Saved entries:
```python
SIGNATURES = {
    "me_abi_version": (_i32, []),
    "me_default_config": (_i32, [C.POINTER(CModelConfig)]),
    "me_ctx_create": (_i32, [_i32, _i32, C.POINTER(CModelConfig), C.POINTER(_vp)]),
    "me_ctx_destroy": (None, [_vp]),
    "me_last_error": (C.c_char_p, [_vp]),
    "me_ctx_set_progress": (_i32, [_vp, PROGRESS_FN, _vp]),
    "me_ctx_set_stream": (_i32, [_vp, _vp]),
    "me_ctx_synchronize": (_i32, [_vp]),
    "me_status_flags": (_i32, [_vp, C.POINTER(_u32)]),
    "me_ln_fusion_state": (_i32, [_vp, C.POINTER(_i32), C.POINTER(_i32)]),
    "me_ctx_set_output_overlap": (_i32, [_vp, _i32]),
    "me_load_weight": (_i32, [_vp, C.c_char_p, _vp, _i32, C.POINTER(_i64), _i32]),
    "me_expected_weight_count": (_i32, [_vp]),
    "me_expected_weight": (_i32, [_vp, _i32, C.POINTER(C.c_char_p), C.POINTER(_i64), C.POINTER(_i32)]),
    "me_weights_finalize": (_i32, [_vp]),
    "me_load_checkpoint_pt": (_i32, [_vp, C.c_char_p]),
    "me_unused_weight_count": (_i32, [_vp]),
    "me_unused_weight_name": (C.c_char_p, [_vp, _i32]),
    "me_weight_arena_bytes": (_i64, [_vp]),
    "me_weight_arena_ptr": (_vp, [_vp]),
    "me_weights_adopt": (_i32, [_vp]),
    "me_weight_arena_layout": (C.c_uint64, [_vp]),
    "me_rccl_unique_id": (_i32, [_vp]),
    "me_bcast_weights": (_i32, [_vp, _vp, _i32, _i32]),
    "me_preprocess_u8": (_i32, [_vp, _vp, _i32, _vp]),
    "me_vit_forward_features": (_i32, [_vp, _i32, _vp, _i32, C.POINTER(_i32), _i32, _vp, C.POINTER(_vp)]),
    "me_encoder_forward_encodings": (_i32, [_vp, _vp, _i32, C.POINTER(_vp)]),
    "me_decoder_forward": (_i32, [_vp, C.POINTER(_vp), _i32, _vp, _vp]),
    "me_head_forward": (_i32, [_vp, _vp, _i32, _vp]),
    "me_fov_forward": (_i32, [_vp, _vp, _vp, _i32, _vp]),
    "me_extract_depth": (_i32, [_vp, _vp, _i32, _vp, _vp, _vp]),
    "me_extract_depth_u8": (_i32, [_vp, _vp, _i32, _vp, _vp, _vp]),
    "me_ctx_set_graph": (_i32, [_vp, _i32]),
    "me_graph_launch_count": (_i64, [_vp]),
    "me_depth_clamp_minmax": (_i32, [_vp, _vp, _i64, C.POINTER(_f32), C.POINTER(_f32)]),
    "me_depth_clamp_minmax_async": (_i32, [_vp, _vp, _i64, _vp]),
    "me_stereogram": (_i32, [_vp, _vp, _i32, _i32, _f32, _f32, _i32, _i32, _f32, _vp, _vp]),
    "me_stereogram_dev_range": (_i32, [_vp, _vp, _i32, _i32, _vp, _i32, _i32, _f32, _vp, _vp]),
    "me_depthmap_rgb_dev_range": (_i32, [_vp, _vp, _i64, _vp, _vp]),
    "me_depthmap_rgb": (_i32, [_vp, _vp, _i64, _f32, _f32, _vp]),
    "me_resize_lanczos3_rgb8": (_i32, [_vp, _vp, _i32, _i32, _vp, _i32, _i32]),
    "me_depthmap_rgb_resized": (_i32, [_vp, _vp, _i32, _i32, _f32, _f32, _vp, _i32, _i32, _vp]),
    "me_jpeg_info": (_i32, [_vp, _i64, C.POINTER(_i32), C.POINTER(_i32), C.POINTER(_i64), C.POINTER(_i64)]),
    "me_jpeg_decode_rgb8": (_i32, [_vp, _vp, _i64, _i32, _vp, _i32, _i32]),
    "me_jpeg_decode_resized_rgb8": (_i32, [_vp, _vp, _i64, _i32, _vp, _i32, _i32]),
    "me_last_jpeg_timing": (_i32, [_vp, C.POINTER(C.c_double)]),
    "me_png_encode_rgb8": (_i32, [_vp, _vp, _i32, _i32, C.POINTER(_vp), C.POINTER(_i64)]),
    "me_output_png": (_i32, [_vp, _vp, _i32, _i32, C.c_char_p]),
    "me_output_depth_map_png": (_i32, [_vp, _vp, _i32, _i32, _f32, _f32, _vp, _i32, _i32, C.c_char_p]),
    "me_output_stereogram_png": (_i32, [_vp, _vp, _i32, _i32, _f32, _f32, _i32, _i32, _f32, _vp, C.c_char_p]),
    "me_mesh_index": (_i32, [_vp, _vp, _i32, _i32, _vp, C.POINTER(_i64), C.POINTER(_i64), _vp]),
    "me_mesh_vertices": (_i32, [_vp, _vp, _i32, _i32, _vp, _i64, _u32, _u32, _vp, _vp]),
    "me_output_mesh": (_i32, [_vp, _vp, _i32, _i32, _u32, _u32, C.c_char_p, C.c_char_p, _i32, _vp]),
    "me_mesh_obj_text": (_i32, [_vp, _vp, _i32, _i32, _u32, _u32, C.c_char_p, _i32, _vp, C.POINTER(_vp), C.POINTER(_i64)]),
    "me_last_mesh_timing": (_i32, [_vp, C.POINTER(C.c_double), C.POINTER(_i64)]),
    "me_ctx_set_write_behind": (_i32, [_vp, _i32]),
    "me_output_flush": (_i32, [_vp]),
    "me_op_linear": (_i32, [_vp, _i32, _i32, _i32, _vp, _vp, _vp, _vp, _vp, _i32, _i32]),
    "me_op_linear_residual": (_i32, [_vp, _i32, _i32, _i32, _vp, _vp, _vp, _vp, _vp, _i32]),
    "me_op_attention": (_i32, [_vp, _vp, _vp, _i32, _i32, _i32]),
    "me_op_attention_prescaled": (_i32, [_vp, _vp, _vp, _i32, _i32, _i32]),
    "me_op_linear_scaled_cols": (_i32, [_vp, _i32, _i32, _i32, _vp, _vp, _vp, _vp, _i32, _f32, _i32]),
    "me_op_layernorm": (_i32, [_vp, _vp, _vp, _vp, _vp, _vp, _i64, _i32, _f32]),
    "me_op_conv2d": (_i32, [_vp, _vp, _i32, _i32, _i32, _i32, _vp, _i32, _i32, _i32, _vp, _vp, _vp,
                            _vp, _vp, _i32, _i32, _i32, _i32]),
    "me_op_head_final": (_i32, [_vp, _vp, _i32, _i32, _i32, _i32, _vp, _i32, _vp, _vp, _vp, _vp, _f32, _f32, _vp, _i32]),
    "me_op_conv_transpose2x2": (_i32, [_vp, _vp, _i32, _i32, _i32, _i32, _vp, _i32, _vp, _vp, _vp,
                                       _i32, _i32]),
    "me_op_conv2d_forms": (_i32, [_vp, _vp, _i32, _i32, _i32, _i32, _vp, _i32, _i32, _i32, _vp, _vp, _vp,
                                  _vp, _vp, _i32, _i32, _i32, _i32, _i32]),
    "me_op_linear_split": (_i32, [_vp, _i32, _i32, _i32, _vp, _vp, _vp, _vp, _vp, _i32, _i32]),
    "me_op_conv_transpose2x2_forms": (_i32, [_vp, _vp, _i32, _i32, _i32, _i32, _vp, _i32, _vp, _vp, _vp,
                                             _i32, _i32, _i32, _i32, _i32, _i32]),
    "me_op_patch_embed": (_i32, [_vp, _vp, _i32, _i32, _i32, _vp, _vp, _vp, _vp, _i32]),
    "me_op_bilinear": (_i32, [_vp, _vp, _vp, _i32, _i32, _i32, _i32]),
    "me_op_patchify": (_i32, [_vp, _vp, _vp, _vp, _vp, _i32, _i32]),
    "me_op_patchify_windows": (_i32, [_vp, _vp, _vp, _i32, _i32]),
    "me_op_cls_rows": (_i32, [_vp, _vp, _vp, _vp, _i32, _i32, _i32]),
    "me_op_merge": (_i32, [_vp, _vp, _vp, _vp, _i32, _i32, _i32, _i32, _i32, _i32, _i32, _i32]),
    "me_op_nchw32_to_nhwc": (_i32, [_vp, _vp, _vp, _vp, _i32, _i32, _i32, _i32, _i32, _i32, _i32]),
    "me_op_nhwc16_to_nchw32": (_i32, [_vp, _vp, _vp, _i32, _i32, _i32, _i32, _i32, _i32]),
    "me_op_nhwc32_to_nchw32": (_i32, [_vp, _vp, _vp, _i32, _i32, _i32, _i32]),
    "me_op_nhwc32_to_16b": (_i32, [_vp, _vp, _vp, _i32, _i32, _i32, _i32, _i32]),
    "me_op_concat_channels": (_i32, [_vp, _vp, _vp, _vp, _i64, _i32, _i32]),
    "me_op_fov_add": (_i32, [_vp, _vp, _vp, _vp, _i32, _i32, _i32, _i32]),
    "me_op_fov_final": (_i32, [_vp, _vp, _vp, _vp, _vp, _vp, _i32, _i32, _i32]),
    "me_op_quantize_fp8": (_i32, [_vp, _vp, _i64, _i32, _i32, _vp, _vp]),
    "me_op_attention_fp8": (_i32, [_vp, _vp, _vp, _vp, _i32, _i32, _i32]),
    "me_op_scale_index": (_i64, [_i64, _i32, _i64, _i32]),
    "me_op_layernorm_fp8": (_i32, [_vp, _vp, _vp, _vp, _vp, _vp, _i64, _i32, _f32]),
    "me_op_linear_fp8": (_i32, [_vp, _i32, _i32, _i32, _vp, _vp, _vp, _vp, _vp, _vp, _vp, _vp, _vp, _vp]),
    "me_op_linear_fp8_segments": (_i32, [_vp, _i32, _i32, _i32, _vp, _vp, _i32, _i32, C.POINTER(_vp), C.POINTER(_vp),
                                         C.POINTER(_vp), C.POINTER(_vp), _vp, _vp, _vp, _vp]),
    "me_op_linear_segments": (_i32, [_vp, _i32, _i32, _i32, _vp, _i32, _i32, C.POINTER(_vp), C.POINTER(_vp), C.POINTER(_vp),
                                     _vp, _vp, _i32, _i32]),
    "me_op_linear_residual_layernorm": (_i32, [_vp, _i32, _i32, _i32, _vp, _i32, _i32, C.POINTER(_vp), C.POINTER(_vp), C.POINTER(_vp),
                                               C.POINTER(_vp), C.POINTER(_vp), _f32, _vp, _vp]),
    "me_op_linear_residual_layernorm_fp8": (_i32, [_vp, _i32, _i32, _i32, _vp, _i32, _i32, C.POINTER(_vp), C.POINTER(_vp), C.POINTER(_vp),
                                                   C.POINTER(_vp), C.POINTER(_vp), _f32, _vp, _vp, _vp]),
    "me_op_linear_fp8_residual_layernorm": (_i32, [_vp, _i32, _i32, _i32, _vp, _vp, _i32, _i32, C.POINTER(_vp), C.POINTER(_vp),
                                                   C.POINTER(_vp), C.POINTER(_vp), C.POINTER(_vp), C.POINTER(_vp), _f32, _vp, _vp, _vp]),
    "me_op_format_f64": (_i32, [_vp, _vp, _i64, _vp, _i32, _vp]),
    "me_calibrate": (_i32, [_vp, C.POINTER(C.c_double)]),
    "me_op_cast_to16": (_i32, [_vp, _vp, _vp, _i64]),
    "me_op_cast_to32": (_i32, [_vp, _vp, _vp, _i64]),
    "me_profile_enable": (_i32, [_vp, _i32]),
    "me_profile_report": (_i32, [_vp, C.c_char_p, _i64]),
    "me_op_lanczos3_table": (_i64, [_i32, _i32, C.POINTER(_i32), C.POINTER(_i32), C.POINTER(_f32), _i64]),
    "me_op_jpeg_decode_host": (_i32, [_vp, _i64, _vp, _i32, _i32]),
    "me_op_gemm_config_count": (_i32, []),
    "me_op_gemm_config_name": (C.c_char_p, [_i32]),
}

_lib = None


def library_path() -> str:
    return os.environ.get("MATRIX_EYES_HIP_LIB", os.path.join(_HERE, "libmatrixeyes_hip.so"))


def load_library():
    global _lib
    if _lib is not None:
        return _lib
    path = library_path()
    if not os.path.exists(path):
        raise MatrixEyesError(5, f"{path} not found: build it first (__graft_entry__.build()); "
                                 "there is no CPU fallback")
    lib = C.CDLL(path)
    for name, (res, args) in SIGNATURES.items():
        fn = getattr(lib, name)
        fn.restype = res
        fn.argtypes = args
    _lib = lib
    return lib


def check(lib, ctx, rc):
    if rc != ME_OK:
        msg = lib.me_last_error(ctx)
        raise MatrixEyesError(rc, msg.decode("utf-8", "replace") if msg else "")
```

matrix-eyes_amd/csrc/api.hip:

```cpp
#include <cmath>
#include <cstdlib>
#include <cstring>
#include <exception>

#include "../../include/matrix_eyes_hip_ops.h"
#include "../host/image_io.hpp"
#include "model.h"
#include "mx_fp8.h"

using namespace me;

namespace {

thread_local std::string g_create_error;

struct OutBuf {
    void* dev = nullptr;
    void* user = nullptr;
    size_t bytes = 0;
    bool staged = false;
};

OutBuf out_buf(me_ctx* ctx, void* user, size_t bytes, const std::string& name) {
    OutBuf o;
// ... 1033 lines not shown
    const float* d = (const float*)to_device(ctx, depth, nv * 4, "out.depth");
    OutBuf ov = out_buf(ctx, vertex_index, nv * 4, "out.vindex");
    OutBuf of;
    if (faces) of = out_buf(ctx, faces, nt * 3 * 4, "out.faces");
    mesh_index_run(d, width, height, (int32_t*)ov.dev, faces ? (int32_t*)of.dev : nullptr, nvertices,
                   nfaces, site_buf(ctx, "out.mesh.ws", mesh_workspace_bytes(width, height)), ctx->stream);
    finish(ctx, ov);
    if (faces && of.staged) {
        ME_HIP(hipMemcpyAsync(faces, of.dev, (size_t)*nfaces * 12, hipMemcpyDeviceToHost,
                              ctx->stream));
        ME_HIP(hipStreamSynchronize(ctx->stream));
    }
    ME_API_END(ctx)
}

int32_t me_mesh_vertices(me_ctx* ctx, const float* depth, int32_t width, int32_t height,
                         const int32_t* vertex_index, int64_t nvertices, uint32_t original_width,
                         uint32_t original_height, float* uv, float* xyz) {
    ME_API_BEGIN(ctx)
    OutputScope out_scope(ctx, depth);
    ME_CHECK(depth && vertex_index && nvertices >= 0, ME_ERR_BAD_ARG, "me_mesh_vertices: bad argument");
    ME_CHECK(original_width > 0 && original_height > 0, ME_ERR_BAD_ARG, "original size 0");
    const size_t nv = (size_t)width * height;
    const float* d = (const float*)to_device(ctx, depth, nv * 4, "out.depth");
    const int32_t* vi = (const int32_t*)to_device(ctx, vertex_index, nv * 4, "out.vindex");
    const uint32_t mx = original_width > original_height ? original_width : original_height;
    const float xm = (float)original_width / (float)mx, ym = (float)original_height / (float)mx;
    OutBuf ouv, oxyz;
    if (uv) ouv = out_buf(ctx, uv, (size_t)nvertices * 8 + 8, "out.uv");
    if (xyz) oxyz = out_buf(ctx, xyz, (size_t)nvertices * 12 + 12, "out.xyz");
    mesh_vertices_launch(d, width, height, vi, xm, ym, uv ? (float*)ouv.dev : nullptr,
                         xyz ? (float*)oxyz.dev : nullptr, ctx->stream);
    if (uv && ouv.staged) from_device(ctx, uv, ouv.dev, (size_t)nvertices * 8);
    if (xyz && oxyz.staged) from_device(ctx, xyz, oxyz.dev, (size_t)nvertices * 12);
    ME_API_END(ctx)
}

static unsigned long long* g_stamps = nullptr;
extern "C" int32_t me_debug_set_stamps(void* dev_ptr) {
    g_stamps = (unsigned long long*)dev_ptr;
    return ME_OK;
}

int32_t me_op_linear(me_ctx* ctx, int32_t M, int32_t N, int32_t K, const void* A16, const void* W16,
                     const float* bias, void* out16, float* out32, int32_t act, int32_t tile_cfg) {
    ME_API_BEGIN(ctx)
    GemmParams p = GemmParams();
    p.stamps = g_stamps;
    p.M = M, p.N = N, p.K = K, p.A = A16, p.lda = K, p.W = W16, p.bias = bias;
    p.out16 = out16, p.out32 = out32, p.ldc = N, p.act = act;
    gemm_launch(p, A_PLAIN, EPI_STORE, ctx->dtype, ctx->stream, tile_cfg);
    ME_API_END(ctx)
}

int32_t me_op_linear_residual(me_ctx* ctx, int32_t M, int32_t N, int32_t K, const void* A16,
                              const void* W16, const float* bias, const float* gamma, float* x32,
                              int32_t tile_cfg) {
    ME_API_BEGIN(ctx)
    ME_CHECK(bias && gamma && x32, ME_ERR_BAD_ARG, "me_op_linear_residual: null pointer");
    GemmParams p = GemmParams();
    p.stamps = g_stamps;
    p.M = M, p.N = N, p.K = K, p.A = A16, p.lda = K, p.W = W16, p.bias = bias, p.gamma = gamma;
    p.res32 = x32, p.out32 = x32, p.ldc = N;
    gemm_launch(p, A_PLAIN, EPI_RESID_SCALE, ctx->dtype, ctx->stream, tile_cfg);
    ME_API_END(ctx)
}

int32_t me_op_attention(me_ctx* ctx, const void* qkv16, void* out16, int32_t windows, int32_t tokens,
                        int32_t heads) {
    ME_API_BEGIN(ctx)
    ME_CHECK(qkv16 && out16, ME_ERR_BAD_ARG, "me_op_attention: null pointer");
    attention_launch(qkv16, out16, windows, tokens, heads, ctx->dtype, ctx->stream);
    ME_API_END(ctx)
}

int32_t me_op_attention_prescaled(me_ctx* ctx, const void* qkv16, void* out16, int32_t windows, int32_t tokens,
                                  int32_t heads) {
    ME_API_BEGIN(ctx)
    ME_CHECK(qkv16 && out16, ME_ERR_BAD_ARG, "me_op_attention_prescaled: null pointer");
    attention_launch(qkv16, out16, windows, tokens, heads, ctx->dtype, ctx->stream, nullptr, nullptr, nullptr, 0, true);
    ME_API_END(ctx)
}

int32_t me_op_linear_scaled_cols(me_ctx* ctx, int32_t M, int32_t N, int32_t K, const void* A16, const void* W16,
                                 const float* bias, void* out16, int32_t qcols, float qscale, int32_t tile_cfg) {
    ME_API_BEGIN(ctx)
    ME_CHECK(A16 && W16 && bias && out16, ME_ERR_BAD_ARG, "me_op_linear_scaled_cols: null pointer");
    GemmParams p = GemmParams();
    p.clamp_lo = -INFINITY, p.clamp_hi = INFINITY;
    p.M = M, p.N = N, p.K = K, p.A = A16, p.lda = K, p.W = W16, p.bias = bias, p.out16 = out16, p.ldc = N;
    p.qcols = qcols, p.qscale = qscale;
    gemm_launch(p, A_PLAIN, EPI_STORE, ctx->dtype, ctx->stream, tile_cfg);
    ME_API_END(ctx)
}

int32_t me_op_layernorm(me_ctx* ctx, const float* x32, const float* weight, const float* bias,
                        void* y16, float* y32, int64_t rows, int32_t dim, float eps) {
    ME_API_BEGIN(ctx)
    ME_CHECK(x32 && weight && bias && (y16 || y32), ME_ERR_BAD_ARG, "me_op_layernorm: null pointer");
    layernorm_launch(x32, weight, bias, y16, y32, rows, dim, eps, ctx->dtype, ctx->stream);
    ME_API_END(ctx)
}

int32_t me_op_conv2d(me_ctx* ctx, const void* in16b, int32_t B, int32_t H, int32_t W, int32_t Cin,
                     const void* w16, int32_t Cout, int32_t k, int32_t stride, const float* bias,
                     const float* res32, const float* res32b, float* out32, void* out16,
                     int32_t border16, int32_t act, int32_t act_both, int32_t tile_cfg) {
    ME_API_BEGIN(ctx)
    ME_CHECK((k == 1 || k == 3) && (stride == 1 || stride == 2), ME_ERR_BAD_SHAPE,
             "me_op_conv2d: k=%d stride=%d", k, stride);
    GemmParams p = GemmParams();
    const int Ho = H / stride, Wo = W / stride;
    p.M = B * Ho * Wo, p.N = Cout, p.K = k * k * Cin, p.A = in16b;
    p.in_Hp = H + 2, p.in_Wp = W + 2, p.Cin = Cin, p.out_H = Ho, p.out_W = Wo;
    p.KH = k, p.KW = k, p.stride = stride, p.W = w16, p.bias = bias;
    p.res32 = res32, p.res32b = res32b, p.out32 = out32, p.out16 = out16, p.ldc = Cout;
    p.out16_border = border16, p.act = act, p.act16_only = act_both ? 0 : 1;
    gemm_launch(p, A_CONV, EPI_STORE, ctx->dtype, ctx->stream, tile_cfg);
    ME_API_END(ctx)
}
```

INSTRUCTIONS FOR THE TASK: Look through the entries above for the word "Cout". Say how many lines contain it, using only a number.

EXPECTED ANSWER: 3